Sections were washed in PBS, incubated with 1 .mu.M Hoescht33342
for 20 minutes (Invitrogen, Carlsbad, Calif.), then washed in PBS
before mounting with Vectashield (Vector, Burlingame, Calif.).
[0093] Statistics. All data are listed as mean.+-.standard
deviation. Data sets were compared by a Student's t-test with
p<0.05 considered significant.
6.2. Results
[0094] Loading of hMSCs is optimized by passive incubation with
negatively charged QDs and is blocked by inhibitors of endocytosis.
Optimal use of QDs for tracking hMSCs requires nearly 100% cell
survival after loading and that loaded cells behave similarly to
unloaded cells. Potential approaches to loading populations of
cells include electroporation[1,9], lipid vehicles[19-21] and
passive (receptor-mediated or unmediated) incubation[22-27].
Loading using QDs with either positively or negatively-charged
surface conjugations was examined using these methods.
Electroporation was least effective, loading only a small fraction
of the hMSC population and causing appreciable cell death.

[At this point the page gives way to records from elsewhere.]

# kabachuha/sd-webui-text2video

Hardware: NVIDIA H100
Metric: denoised frames/sec (UNet+VAE) ModelScope 24fx256^2 50-step (higher is better)
Workload: dtype f16 (fp32 accumulate / norms / softmax)

## Files before the change

### include/t2v_b200.h

```cpp
#ifndef T2V_B200_H
#define T2V_B200_H

#include <stddef.h>
#include <stdint.h>

#ifdef __cplusplus
extern "C" {
#endif

int t2v_init(int device);
const char* t2v_last_error(void);
int t2v_num_sms(void);
const char* t2v_version(void);

typedef struct t2v_unet t2v_unet;

typedef struct {
    int in_dim, dim, context_dim, out_dim;
    int dim_mult[8];
    int n_mult;
    int num_heads;
    int head_dim;
    int num_res_blocks;
    float attn_scales[8];
    int n_attn_scales;
    int arch;
    int temporal_length;
} t2v_unet_config;

int t2v_unet_create(const t2v_unet_config* cfg, t2v_unet** out);
void t2v_unet_destroy(t2v_unet* u);
int t2v_unet_set_param(t2v_unet* u, const char* name, const void* data, int dtype, int ndim, const int64_t* shape,
                       void* stream);
int t2v_unet_missing_params(t2v_unet* u, char* name_out, size_t name_cap);
int t2v_unet_param_info(t2v_unet* u, int index, char* name_out, size_t name_cap, int64_t* shape_out, int* ndim_out);
int t2v_unet_forward(t2v_unet* u, const void* x, int x_is_f32, const float* t, const void* ctx, void* out,
                     int out_is_f32, int B, int F, int h, int w, int L, void* stream);
int t2v_unet_forward_ctx(t2v_unet* u, const void* x, int x_is_f32, const float* t, const void* ctx, int ctx_B, void* out,
                         int out_is_f32, int B, int F, int h, int w, int L, void* stream);
int t2v_unet_forward_adapter(t2v_unet* u, const void* x, int x_is_f32, const float* t, const void* ctx,
                             const void* const* feats, int n_feats, int feats_B, void* out, int out_is_f32, int B, int F, int h,
                             int w, int L, void* stream);
double t2v_unet_flops(t2v_unet* u, int B, int F, int h, int w, int L);
int t2v_unet_plan_bytes(t2v_unet* u, int B, int F, int h, int w, int L, size_t* arena);
int t2v_unet_plan_info(t2v_unet* u, int B, int ctx_B, int F, int h, int w, int L, size_t* arena, double* flops, int* cached);
int t2v_unet_num_launches(t2v_unet* u);
int t2v_unet_profile(t2v_unet* u, int B, int F, int h, int w, int L, void* stream, double* out13);
long long t2v_unet_read_tap(t2v_unet* u, const char* name, void* dst, long long cap_elems, void* stream);
int t2v_unet_enable_taps(t2v_unet* u, int on);
int t2v_unet_tap_info(t2v_unet* u, const char* name, long long* rows, int* C, int* h, int* w);

int t2v_unet_lora_merge(t2v_unet* u, const char* weight_name, const void* lora_A, const void* lora_B, int rank, float alpha,
                        int temporal_mean, void* stream);
int t2v_unet_lora_clear(t2v_unet* u, void* stream);
int t2v_unet_lora_merged(t2v_unet* u);

int t2v_unet_lora_apply(t2v_unet* u, const char* weight_name, const void* up, const void* down, int dtype, int rank, float alpha,
                        void* stream);
int t2v_unet_lora_restore(t2v_unet* u, const char* weight_name, void* stream);

typedef struct {
    unsigned char comm_handle[64];
    unsigned char slab_handle[64];
    int rank, nranks;
    int n_exchanges, n_groupnorms;
    long long dst_offset[192];
} t2v_shard_export;
int t2v_unet_shard_setup(t2v_unet* u, int rank, int nranks);
int t2v_unet_shard_prepare(t2v_unet* u, int B, int F, int h, int w, int L, void* stream, t2v_shard_export* out);
int t2v_unet_shard_connect(t2v_unet* u, int B, int F, int h, int w, int L, const t2v_shard_export* all, void* stream);
int t2v_unet_shard_connected(t2v_unet* u, int B, int F, int h, int w, int L);
int t2v_unet_shard_barrier(t2v_unet* u, void* stream);
int t2v_unet_shard_info(t2v_unet* u, int F, int* frame_begin, int* frame_end, int* n_exchanges);

typedef struct t2v_vae t2v_vae;
typedef struct {
    int ch;
    int ch_mult[8];
    int n_mult;
    int num_res_blocks;
    int z_channels;
    int out_ch;
    int embed_dim;
} t2v_vae_config;
int t2v_vae_create(const t2v_vae_config* cfg, t2v_vae** out);
void t2v_vae_destroy(t2v_vae* v);
int t2v_vae_set_param(t2v_vae* v, const char* name, const void* data, int dtype, int ndim, const int64_t* shape,
                      void* stream);
int t2v_vae_missing_params(t2v_vae* v, char* name_out, size_t name_cap);
int t2v_vae_param_info(t2v_vae* v, int index, char* name_out, size_t name_cap, int64_t* shape_out, int* ndim_out);
int t2v_vae_decode(t2v_vae* v, const void* z, int z_is_f32, float z_scale, void* out, int out_mode, int B, int F, int h,
                   int w, void* stream);
int t2v_vae_encode(t2v_vae* v, const void* x, int x_is_f32, void* moments_out, int N, int H, int W, void* stream);
double t2v_vae_flops(t2v_vae* v, int nframes, int h, int w);
int t2v_vae_plan_bytes(t2v_vae* v, int direction, int frames, int h, int w, size_t* arena, size_t* gn_workspace);
int t2v_vae_plan_chunks(t2v_vae* v, int direction, int frames, int h, int w, size_t budget, int* chunk_frames, int* n_chunks);
int t2v_vae_set_memory_budget(t2v_vae* v, size_t bytes);
size_t t2v_vae_get_memory_budget(t2v_vae* v);
int t2v_vae_last_chunking(t2v_vae* v, int direction, int* chunk_frames, int* n_chunks);
int t2v_vae_cached_plans(t2v_vae* v, int direction, size_t* slab_bytes);
int t2v_vae_lora_apply(t2v_vae* v, const char* weight_name, const void* up, const void* down, int dtype, int rank, float alpha,
                       void* stream);
int t2v_vae_lora_restore(t2v_vae* v, const char* weight_name, void* stream);
int t2v_vae_lora_clear(t2v_vae* v, void* stream);
int t2v_vae_lora_merged(t2v_vae* v);
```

Receptor-mediated uptake was more effective (FIG. 1A) but still
non-uniform. Unfortunately, both methods resulted in marked
aggregation of the QDs in the perinuclear spaces of the hMSCs over
time. Passive incubation with naked QDs (655-nm peak emission
wavelength) having carboxylic acid derivitizations on their polymer
surfaces (net negatively charged) was most effective (FIG. 1B, 1C).
The pattern of loading was diffusely cytoplasmic (FIG. 1D).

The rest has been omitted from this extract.